Did you read my tips on how to study and learn Math 1300?  If not, here is a link to those important suggestions:

Did you see my tips for Assignment 1? Click here.

Did you see my tips for Assignment 2? Click here.

Did you see my tips for Assignment 3? Click here.

Here is a link to the actual assignment, in case you don't have it handy:

Study Lesson 3 (Matrix Math), Lesson 4 (The Inverse of a Matrix and Applications), Lesson 5 (Elementary Matrices), and Lesson 14 (Markov Analysis) from my Linear Algebra & Vector Geometry book to prepare for this assignment.

This is just classic matrix math stuff as taught in Lesson 3 of my book.

Look at my Lesson 3, question 4 and Practise Problem 31 for some strategies to employ here.

You know B is invertible, so work B-inverse into the equation you were given.

Classic inverse matrix stuff as taught in Lesson 4 of my book.  Note that you can verify that your answer is correct by confirming that the product of A and A-inverse is the Identity matrix.

This is just classic elementary matrix stuff as taught in Lesson 5 of my book.  Question 5 is especially similar.

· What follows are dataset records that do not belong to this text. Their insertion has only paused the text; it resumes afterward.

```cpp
inline bool plan_pp(const TileAsk &a, const GemmKnobs &k, TilePlan &t)
{
    constexpr int min_tiles = 128;
    const int M = a.M, N = a.N;
    if (!(k.pp_enable < 0 ? k.gm_pp : k.pp_enable) || N % 128 != 0) return false;
    const long zc = std::max(1, a.zcount);
    const long t16 = (long)(N / 128) * ((M + 255) / 256) * zc, t8 = (long)(N / 128) * ((M + 127) / 128) * zc;
    int mt = k.pp_pin_mt ? k.pp_pin_mt : k.pp_mt;
    int nt = 8;
    if (mt == 12) { if (!a.pw_ok) return false; mt = 16; nt = 12; }
    else if (mt != 16 && mt != 8) {
        if (t8 < min_tiles) return false;
        const long c16 = ((t16 + 255) / 256) * 100, c8 = ((t8 + 255) / 256) * 60;
        mt = c16 <= c8 ? 16 : 8;
        if (k.pp_wide && a.pw_ok && N % 192 == 0) {
            const long tw = (long)(N / 192) * ((M + 255) / 256) * zc, cw = ((tw + 255) / 256) * 150;
            if (cw < std::min(c16, c8)) { mt = 16; nt = 12; }
        }
    }
    t.mt = mt; t.nt = nt; t.zs = 1; t.mode = GM_PP;
    return true;
}

inline bool plan_tile(const TileAsk &a, const GemmKnobs &k, TilePlan &t)
{
    constexpr int min_rows = 32, fused_tiles = 512, split_tiles = 256;
    const int M = a.M, N = a.N, kz = a.kz;
// ... 16 lines not shown
    else if (pin_zs > 0) { if (!a.force_full) zs = std::min(kz, pin_zs); }
    else if (pin_mt > 0) {  }
    else {
        if (tiles2 < split_tiles && !a.always) return false;
        if (!a.force_full) {
            long best = -1;
            for (int z = kz; z >= 1; z >>= 1) {
                const long wgs = tiles * (kz / z), per_cu = (wgs + 255) / 256;
                long cost = per_cu * (8L * z + 3) * 100;
                if (z < kz) cost += cost / 20 + 300;
                if (best < 0 || cost < best) { best = cost; zs = z; }
            }
        }
    }
    t.mt = mt; t.nt = 4; t.zs = zs; t.mode = GM_TILE;
    return true;
}

inline int plan_tiles(const GemmQuery &q, int epi, bool force_fullk, int tile_ok, int zc_hint, int zc, bool pp_ok, bool pw_ok, const GemmKnobs &k, TilePlan &t)
{
    const int M = q.M, N = q.N, kz = q.kz;
    const bool f16_tile = q.wt == 1 && tile_ok == 2;
    if (tile_ok && (epi == EPI_PARTIAL || is_row_epi(epi) || epi == EPI_LSTM || epi == EPI_BIAS_DSWISH || (epi == EPI_XPART && tile_ok == 2))) {
        TileAsk a;
        a.M = M; a.N = N; a.kz = kz; a.zcount = zc;
        a.force_full = force_fullk || epi != EPI_PARTIAL;
        a.always = tile_ok == 2;
        a.big_ok = f16_tile && is_slab_epi(epi);
        a.wide_ok = tile_ok == 2 && (epi == EPI_PARTIAL || epi == EPI_HR || epi == EPI_RESID_SSQ);
        a.pp_ok = f16_tile && pp_ok; a.pw_ok = a.pp_ok && pw_ok;
        if (plan_tile(a, k, t)) return PLAN_OK;
        if (tile_ok == 2) return PLAN_NO_TILE_PLAN;
    }
    if (!is_slab_epi(epi) && plan_fullk(M, N, kz, force_fullk, zc_hint, k, t)) return PLAN_OK;
    const int ntiles = N / 16;
    t.mode = GM_SLAB;
    t.mt = M <= 16 ? 1 : (M <= 32 ? 2 : 4);
    const int mblocks = (M + t.mt * 16 - 1) / (t.mt * 16);
    t.nt = 4;
    const int z = t.mt == 4 ? zc_hint : 1;
    while (t.nt > 1 && ((ntiles % t.nt) != 0 || (long)(ntiles / t.nt) * mblocks * kz * z < 256)) t.nt >>= 1;
    t.zs = 1;
    if (epi == EPI_PARTIAL) {
        const long tiles = (long)(ntiles / t.nt) * mblocks;
        const int zs_max = (t.mt == 4 && t.nt == 4) ? 4 : 8;
        while (t.zs < kz && t.zs < zs_max && tiles * (kz / (t.zs * 2)) >= 256) t.zs *= 2;
    }
    return PLAN_OK;
}

constexpr int KW_MIN_ROWS = 3;
inline bool kw_enabled(const GemmKnobs &k) { return (k.kw_enable < 0 ? k.gm_kw : k.kw_enable) != 0; }

inline void plan_kw(const GemmQuery &q, int zc, const GemmKnobs &k, TilePlan &t)
{
    if (!kw_enabled(k) || t.zs != q.kz) return;
    if (t.mode == GM_TILE) {
        if (!k.kw_over_tile || t.nt != 4) return;
        const long tiles = (long)(q.N / 64) * ((q.M + 16 * t.mt - 1) / (16 * t.mt)) * zc;
        const long rem = tiles % 512;
        if (!(tiles <= 256 || (tiles > 512 && rem > 0 && rem <= 128))) return;
    }
    if (q.M < KW_MIN_ROWS || (q.epi != EPI_HR && q.epi != EPI_RESID_SSQ)) return;
    if (!q.kw_ok) return;
    int mt = k.kw_pin_mt ? k.kw_pin_mt : k.kw_mt;
    if (!mt) {
        const long t32 = (long)(q.N / 32) * ((q.M + 31) / 32) * zc, t16 = (long)(q.N / 32) * ((q.M + 15) / 16) * zc;
// ... 75 lines not shown
```

### april_asr_amd/csrc/kernels.h

```cpp
#pragma once
#include <hip/hip_runtime.h>
#include <cstdint>
#include "vad.h"
#include "dtmf.h"
#include "tone.h"
#include "gemm_plan.h"

namespace aprilx {



constexpr int SSQ_COLS = 32;

struct RowScale {
    const float *ssq = nullptr;
    int groups = 0;
    float inv_n = 0.0f;
    float eps = 0.0f;
};

struct GreedyState { int32_t ctx0, ctx1; int32_t last_tok; uint32_t last_emit_ms; };

constexpr int STAMP_WORDS = 144, STAMP_ENDS = 8, STAMP_NENDS = 64, STAMP_SUBS = 72;

// ... 2 lines not shown
    const float *a1 = nullptr; int lda1 = 0; const int *aidx1 = nullptr; int K1 = 0;
    const float *a0b = nullptr;
    const int *aidx0b = nullptr; int same_idx_b = 1;
    const GreedyState *ctx_state = nullptr; int ctx_vocab = 0;
    int a_op = AOP_NONE;
    RowScale x_scale;
    const void *wp = nullptr;
    int wt = 0;
    int M = 0, N = 0, K = 0;
    int kz = 1;
    int zs = 1;
    int mode = GM_SLAB;
    int epi = EPI_PARTIAL;
    float *out = nullptr; int ldo = 0;
    void *out16 = nullptr;
    void *state16 = nullptr;
    int m_stride = 0;
    const float *bias = nullptr;
    float *c_state = nullptr;
    const int *slot_idx = nullptr;
    int hidden = 0;
    float *state = nullptr; int ld_state = 0;
    const float *resid = nullptr; int ldr = 0;
    RowScale r_scale;
    float *ssq_out = nullptr;
    const int *row_mask = nullptr;
    const int *run_flag = nullptr;
    int run_gen = 1;
    int wave_mask = 0xF;
    const float *p_add = nullptr; int ldp = 0;
    int force_fullk = 0;
    int zcount = 1;
    int tile_ok = 0;
    int asm_loop = 0;
    unsigned long long *trace = nullptr;
    unsigned long long *stamp = nullptr;
    int debug = 0;
};
void launch_gemm(const GemmArgs &g, hipStream_t s);
void gemm_profile_next_launch(hipEvent_t start, hipEvent_t stop);
bool gemm_profile_pending();
void launch_gemm_tile(const GemmArgs &g, int mt, int nt, const GemmArgs *dev_args, int n, hipStream_t s);
int gemm_kw_waves(const GemmArgs &g);
bool gemm_pp_ok(const GemmArgs &g, int mt);
void launch_gemm_pp(const GemmArgs &g, int mt, const GemmArgs *dev_args, int n, hipStream_t s);
bool gemm_pw_ok(const GemmArgs &g);
void launch_gemm_pw(const GemmArgs &g, const GemmArgs *dev_args, int n, hipStream_t s);
void gemm_pp_pin(int enable, int mt);
void launch_gemm_kw(const GemmArgs &g, int mt, int nt, const GemmArgs *dev_args, int n, hipStream_t s);
void gemm_kw_pin(int enable, int mt);
int recur_form(const GemmArgs &g);
void launch_recur(const GemmArgs &g, int form, const GemmArgs *dev_args, int n, hipStream_t s);
void stage_gemm_z(const GemmArgs *items, int n, GemmArgs *staged);
void launch_gemm_z(const GemmArgs *staged, int n, const GemmArgs *dev_args, hipStream_t s);
GemmPlan gemm_plan(const GemmArgs &g);
GemmQuery gemm_query(const GemmArgs &g);
void gemm_tile_pin(int enable, int mt, int zs);

enum RowMode {
    ROW_HR = 0,
    ROW_RESID_SSQ = 1,
    ROW_SLOT_STORE = 2
};
struct RowArgs {
    int mode = ROW_HR;
    const float *ws = nullptr; int parts = 1; int m_stride = 0; int N = 0; int M = 0;
// ... 154 lines not shown
void launch_block_setup(const BlockSetupArgs &a, hipStream_t s);

struct ConvEmbedArgs {
    const float *ring = nullptr;
    int ring_frames = 0, mel = 0, seg = 0;
    const int *slot_idx = nullptr;
    const int *ring_tail = nullptr;
    const float *w[3] = {nullptr, nullptr, nullptr};
    const float *b[3] = {nullptr, nullptr, nullptr};
    int ch[3] = {0, 0, 0};
    int ch1_per_group = 0;
    int stride[3] = {1, 2, 2};
    float *out = nullptr; int ldo = 0;
    int M = 0;
    const float *x_direct = nullptr;
    const float *w0t = nullptr, *w1t = nullptr;
};
void launch_conv_embed(const ConvEmbedArgs &a, hipStream_t s);
void launch_conv_weight_transpose(const float *w0, const float *w1, int c0, int c1, float *w0t, float *w1t, hipStream_t s);

void launch_cvt_f16(const float *src, void *dst, size_t n, hipStream_t s);

void launch_repack_x32(const float *src_packed, void *dst, int K, int N, hipStream_t s);
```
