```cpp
template <bool NV12>
__global__ __launch_bounds__(256)
void k_egress_yuv420(const uint8_t* __restrict__ src, int src_step, int rows, int cols,
                     uint8_t* __restrict__ yp, int y_step, uint8_t* __restrict__ up, int u_step, uint8_t* __restrict__ vp, int v_step)
{
    const int cx = blockIdx.x * 64 + threadIdx.x;
    const int cy = blockIdx.y * 4 + threadIdx.y;
    if (cx >= cols / 2 || cy >= rows / 2) return;
    const uint8_t* p0 = src + (long)(2 * cy) * src_step + 6 * (long)cx;
    const uint8_t* p1 = p0 + src_step;
    uint8_t a[6], b[6];
#pragma unroll
    for (int i = 0; i < 6; i++) { a[i] = p0[i]; b[i] = p1[i]; }
    uint8_t* y0 = yp + (long)(2 * cy) * y_step + 2 * cx;
    y0[0] = a[0]; y0[1] = a[3]; y0[y_step] = b[0]; y0[y_step + 1] = b[3];
    const uint8_t u = (uint8_t)((a[1] + a[4] + b[1] + b[4] + 2) >> 2);
    const uint8_t v = (uint8_t)((a[2] + a[5] + b[2] + b[5] + 2) >> 2);
    if (NV12) { uint8_t* d = up + (long)cy * u_step + 2 * cx; d[0] = u; d[1] = v; }
    else { up[(long)cy * u_step + cx] = u; vp[(long)cy * v_step + cx] = v; }
}
// ... 271 lines not shown
        {
            e.s0 = std::min(std::max(s, 0), ssize - 1); e.s1 = std::min(std::max(s + 1, 0), ssize - 1);
            e.a0 = (int)lrintf((1.f - f) * 2048.f); e.a1 = (int)lrintf(f * 2048.f);
        }
        else
        {
            if (s < 0) { f = 0.f; s = 0; }
            bool single = false;
            if (s + 1 >= ssize) { single = true; if (s >= ssize - 1) { f = 0.f; s = ssize - 1; } }
            e.s0 = s; e.s1 = single ? s : s + 1;
            e.a0 = single ? 2048 : (int)lrintf((1.f - f) * 2048.f); e.a1 = single ? 0 : (int)lrintf(f * 2048.f);
        }
        tab[(size_t)d] = e;
    }
    Lin8Entry* d_tab = nullptr;
    LVK_HIP_CHECK(ctx, hipMalloc((void**)&d_tab, tab.size() * sizeof(Lin8Entry)));
    LVK_HIP_CHECK(ctx, hipMemcpy(d_tab, tab.data(), tab.size() * sizeof(Lin8Entry), hipMemcpyHostToDevice));
    ctx->lin8tabs[key] = d_tab;
    *d_out = d_tab;
    return LVK_HIP_OK;
}

int lvk_launch_ingest_yuv420(lvk_hip_ctx* ctx, hipStream_t stream, const void* d_y, int y_step, const void* d_u, int u_step,
                             const void* d_v, int v_step, int nv12, int rows, int cols, void* d_dst, int dst_step)
{
    LVK_HIP_REQUIRE(ctx, d_y && d_u && (nv12 || d_v) && d_dst && rows > 0 && cols > 0);
    LVK_HIP_REQUIRE(ctx, (rows & 1) == 0 && (cols & 1) == 0);
    LVK_HIP_REQUIRE(ctx, y_step >= cols && dst_step >= 3 * cols && u_step >= (nv12 ? cols : cols / 2));
    const Lin8Entry *xt, *yt;
    int rc;
    if ((rc = lvk_get_lin8tab(ctx, cols / 2, cols, false, &xt)) != LVK_HIP_OK) return rc;
    if ((rc = lvk_get_lin8tab(ctx, rows / 2, rows, true, &yt)) != LVK_HIP_OK) return rc;
    const int fast = ((reinterpret_cast<uintptr_t>(d_dst) | (uintptr_t)dst_step) & 3u) == 0 ? 1 : 0;
    const dim3 block(64, 4), grid1((cols / 4 + 63 + (cols % 4 ? 1 : 0)) / 64, (rows + 3) / 4);
    const bool x2 = fast && cols % 4 == 0 && cols >= 16 && rows >= 4 &&
                    ((reinterpret_cast<uintptr_t>(d_y) | (uintptr_t)y_step) & 3u) == 0;
    if (x2)
    {
        const dim3 grid(grid1.x, (rows / 2 + 1 + 3) / 4);
        if (nv12) hipLaunchKernelGGL(k_ingest_yuv420_x2<true>, grid, block, 0, stream, (const uint8_t*)d_y, y_step, (const uint8_t*)d_u, u_step,
                                     (const uint8_t*)d_u, u_step, rows, cols, (uint8_t*)d_dst, dst_step);
        else hipLaunchKernelGGL(k_ingest_yuv420_x2<false>, grid, block, 0, stream, (const uint8_t*)d_y, y_step, (const uint8_t*)d_u, u_step,
                                (const uint8_t*)d_v, v_step, rows, cols, (uint8_t*)d_dst, dst_step);
        LVK_HIP_CHECK(ctx, hipGetLastError());
        return LVK_HIP_OK;
    }
    const dim3 grid = grid1;
    if (nv12)
        hipLaunchKernelGGL(k_ingest_yuv420<true>, grid, block, 0, stream, (const uint8_t*)d_y, y_step, (const uint8_t*)d_u, u_step, (const uint8_t*)d_u, u_step,
                           rows, cols, (uint8_t*)d_dst, dst_step, xt, yt, fast);
    else
        hipLaunchKernelGGL(k_ingest_yuv420<false>, grid, block, 0, stream, (const uint8_t*)d_y, y_step, (const uint8_t*)d_u, u_step, (const uint8_t*)d_v, v_step,
                           rows, cols, (uint8_t*)d_dst, dst_step, xt, yt, fast);
    LVK_HIP_CHECK(ctx, hipGetLastError());
    return LVK_HIP_OK;
}

int lvk_launch_egress_yuv420(lvk_hip_ctx* ctx, hipStream_t stream, const void* d_src, int src_step, int rows, int cols,
                             void* d_y, int y_step, void* d_u, int u_step, void* d_v, int v_step, int nv12)
{
    LVK_HIP_REQUIRE(ctx, d_src && d_y && d_u && (nv12 || d_v) && rows > 0 && cols > 0);
    LVK_HIP_REQUIRE(ctx, (rows & 1) == 0 && (cols & 1) == 0);
    LVK_HIP_REQUIRE(ctx, src_step >= 3 * cols && y_step >= cols && u_step >= (nv12 ? cols : cols / 2));
    const dim3 block(64, 4), grid((cols / 2 + 63) / 64, (rows / 2 + 3) / 4);
    if (nv12)
        hipLaunchKernelGGL(k_egress_yuv420<true>, grid, block, 0, stream, (const uint8_t*)d_src, src_step, rows, cols, (uint8_t*)d_y, y_step, (uint8_t*)d_u, u_step, (uint8_t*)d_u, u_step);
    else
// ... 23 lines not shown
        LVK_HIP_REQUIRE(ctx, (cols & 1) == 0 && steps[0] >= 2 * cols);
        return LVK_HIP_OK;
    case LVK_VIDEO_FORMAT_I444: case LVK_VIDEO_FORMAT_YUVA:
        LVK_HIP_REQUIRE(ctx, p1 && p2 && steps[0] >= cols && steps[1] >= cols && steps[2] >= cols);
        return LVK_HIP_OK;
    case LVK_VIDEO_FORMAT_AYUV:
        LVK_HIP_REQUIRE(ctx, steps[0] >= 4 * cols);
        return LVK_HIP_OK;
    case LVK_VIDEO_FORMAT_Y800:
        LVK_HIP_REQUIRE(ctx, steps[0] >= cols);
        return LVK_HIP_OK;
    case LVK_VIDEO_FORMAT_BGR3:
        LVK_HIP_REQUIRE(ctx, steps[0] >= 3 * cols);
        return LVK_HIP_OK;
    case LVK_VIDEO_FORMAT_RGBA: case LVK_VIDEO_FORMAT_BGRA: case LVK_VIDEO_FORMAT_BGRX:
        LVK_HIP_REQUIRE(ctx, steps[0] == 4 * cols);
        return LVK_HIP_OK;
    default:
        return ctx->fail(LVK_HIP_ERR_ARG, "lvk_hip_ingest_obs: video format " + std::to_string(video_format) + " is not one FrameIngest::Select knows");
    }
}

int lvk_launch_ingest_obs(lvk_hip_ctx* ctx, hipStream_t stream, int video_format, const void* const d_planes[3], const int steps[3],
                          int rows, int cols, void* d_dst, int dst_step)
{
    { const int rc = lvk_ingest_obs_check(ctx, video_format, d_planes, steps, rows, cols); if (rc != LVK_HIP_OK) return rc; }
    LVK_HIP_REQUIRE(ctx, d_dst && dst_step >= (video_format == LVK_VIDEO_FORMAT_Y800 ? cols : 3 * cols));
    const uint8_t* p0 = (const uint8_t*)d_planes[0]; const uint8_t* p1 = (const uint8_t*)d_planes[1]; const uint8_t* p2 = (const uint8_t*)d_planes[2];
    const int fast = ((reinterpret_cast<uintptr_t>(d_dst) | (uintptr_t)dst_step) & 3u) == 0 ? 1 : 0;
    const dim3 block(64, 4), grid((cols + 255) / 256, (rows + 3) / 4);
    switch (video_format)
    {
    case LVK_VIDEO_FORMAT_I420: case LVK_VIDEO_FORMAT_I40A:
        return lvk_launch_ingest_yuv420(ctx, stream, p0, steps[0], p1, steps[1], p2, steps[2], 0, rows, cols, d_dst, dst_step);
    case LVK_VIDEO_FORMAT_NV12:
        return lvk_launch_ingest_yuv420(ctx, stream, p0, steps[0], p1, steps[1], nullptr, 0, 1, rows, cols, d_dst, dst_step);
    case LVK_VIDEO_FORMAT_I422: case LVK_VIDEO_FORMAT_I42A:
        if (fast && cols % 4 == 0 && cols >= 8 && aligned_to(p0, steps[0], 4))
            hipLaunchKernelGGL(k_ingest_422_dw<0>, grid, block, 0, stream, p0, steps[0], p1, steps[1], p2, steps[2], rows, cols, (uint8_t*)d_dst, dst_step);
        else
            hipLaunchKernelGGL(k_ingest_422<0>, grid, block, 0, stream, p0, steps[0], p1, steps[1], p2, steps[2], rows, cols, (uint8_t*)d_dst, dst_step, fast);
        break;
    case LVK_VIDEO_FORMAT_YUY2: case LVK_VIDEO_FORMAT_YVYU: case LVK_VIDEO_FORMAT_UYVY:
        if (fast && cols % 4 == 0 && aligned_to(p0, steps[0], 4))
        {
            if (video_format == LVK_VIDEO_FORMAT_YUY2) hipLaunchKernelGGL(k_ingest_422_dw<1>, grid, block, 0, stream, p0, steps[0], p0, 0, p0, 0, rows, cols, (uint8_t*)d_dst, dst_step);
            else if (video_format == LVK_VIDEO_FORMAT_YVYU) hipLaunchKernelGGL(k_ingest_422_dw<2>, grid, block, 0, stream, p0, steps[0], p0, 0, p0, 0, rows, cols, (uint8_t*)d_dst, dst_step);
            else hipLaunchKernelGGL(k_ingest_422_dw<3>, grid, block, 0, stream, p0, steps[0], p0, 0, p0, 0, rows, cols, (uint8_t*)d_dst, dst_step);
        }
        else if (video_format == LVK_VIDEO_FORMAT_YUY2) hipLaunchKernelGGL(k_ingest_422<1>, grid, block, 0, stream, p0, steps[0], p0, 0, p0, 0, rows, cols, (uint8_t*)d_dst, dst_step, fast);
        else if (video_format == LVK_VIDEO_FORMAT_YVYU) hipLaunchKernelGGL(k_ingest_422<2>, grid, block, 0, stream, p0, steps[0], p0, 0, p0, 0, rows, cols, (uint8_t*)d_dst, dst_step, fast);
        else hipLaunchKernelGGL(k_ingest_422<3>, grid, block, 0, stream, p0, steps[0], p0, 0, p0, 0, rows, cols, (uint8_t*)d_dst, dst_step, fast);
        break;
    case LVK_VIDEO_FORMAT_I444: case LVK_VIDEO_FORMAT_YUVA:
        if (fast && cols % 4 == 0 && aligned_to(p0, steps[0], 4) && aligned_to(p1, steps[1], 4) && aligned_to(p2, steps[2], 4))
            hipLaunchKernelGGL(k_ingest_444_dw<0>, grid, block, 0, stream, p0, steps[0], p1, steps[1], p2, steps[2], rows, cols, (uint8_t*)d_dst, dst_step);
        else
            hipLaunchKernelGGL(k_ingest_444<0>, grid, block, 0, stream, p0, steps[0], p1, steps[1], p2, steps[2], rows, cols, (uint8_t*)d_dst, dst_step, fast);
        break;
// ... 137 lines not shown
```

### livevisionkit_amd/csrc/lvk_hip_internal.hpp

```cpp
#pragma once

#include <hip/hip_runtime.h>
#include <cstdint>
#include <cstdio>
#include <string>
#include <vector>
#include <functional>
#include <map>
#include <set>
#include <mutex>
#include <utility>

#include "lvk_hip.h"

struct LinTabEntry { int s0, s1; float a0, a1; };
struct Lin8Entry { int s0, s1, a0, a1; };
struct AreaTabEntry { int si; float alpha; };
struct FastRegion { int x, y, w, h, threshold, active; };
constexpr int LVK_FAST_INLINE_REGIONS = 8;

constexpr int LVK_MAX_PYR_LEVELS = 8;
struct PyrLevel { const uint8_t* img; const short2* deriv; int rows, cols, step; };
struct PyrArgs { PyrLevel lv[LVK_MAX_PYR_LEVELS]; int nlevels; };
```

Remember what I told you about diagonal matrices in Lesson 3.  I also gave you a shortcut to find the inverse of a 2 by 2 matrix in that lesson, too.

Hint: Since A=PDP-inverse, then A-squared would be (PDP-inverse)-squared = PDP-inverse*PDP-inverse.  How does that simplify?  What if it were A^3? A^4? A^2016.

This is a Markov Analysis question similar to my questions in Lesson 14. 

When you are finding the steady-state or stable vector, don't worry about the little tricks I use.  Set up the augmented matrix with a row of ones all the way through the first row, then the rest of the augmented matrix is I - T for the coefficients augmented with a column of zeros.  In other words, do Step 1 as I outline at the start of Lesson 14.  At that point, merely row-reduce the way you always do.  Don't worry about the fancy tricks I show about making zero rows and stuff.  Row-reduce like usual, and the system will solve itself.  I really regret over-complicating this lesson by giving too many tricks when it is ultimately just a row-reduction problem. 

DO NOT USE THE CRAMER'S RULE METHOD I DEMONSTRATE!  Obviously, since that isn't even taught until later in the course (Lesson 8 in my book).  Even after you do learn Lesson 8, do not use this approach to solve Markov.  Unnecessary.  Stick to good old row-reduction.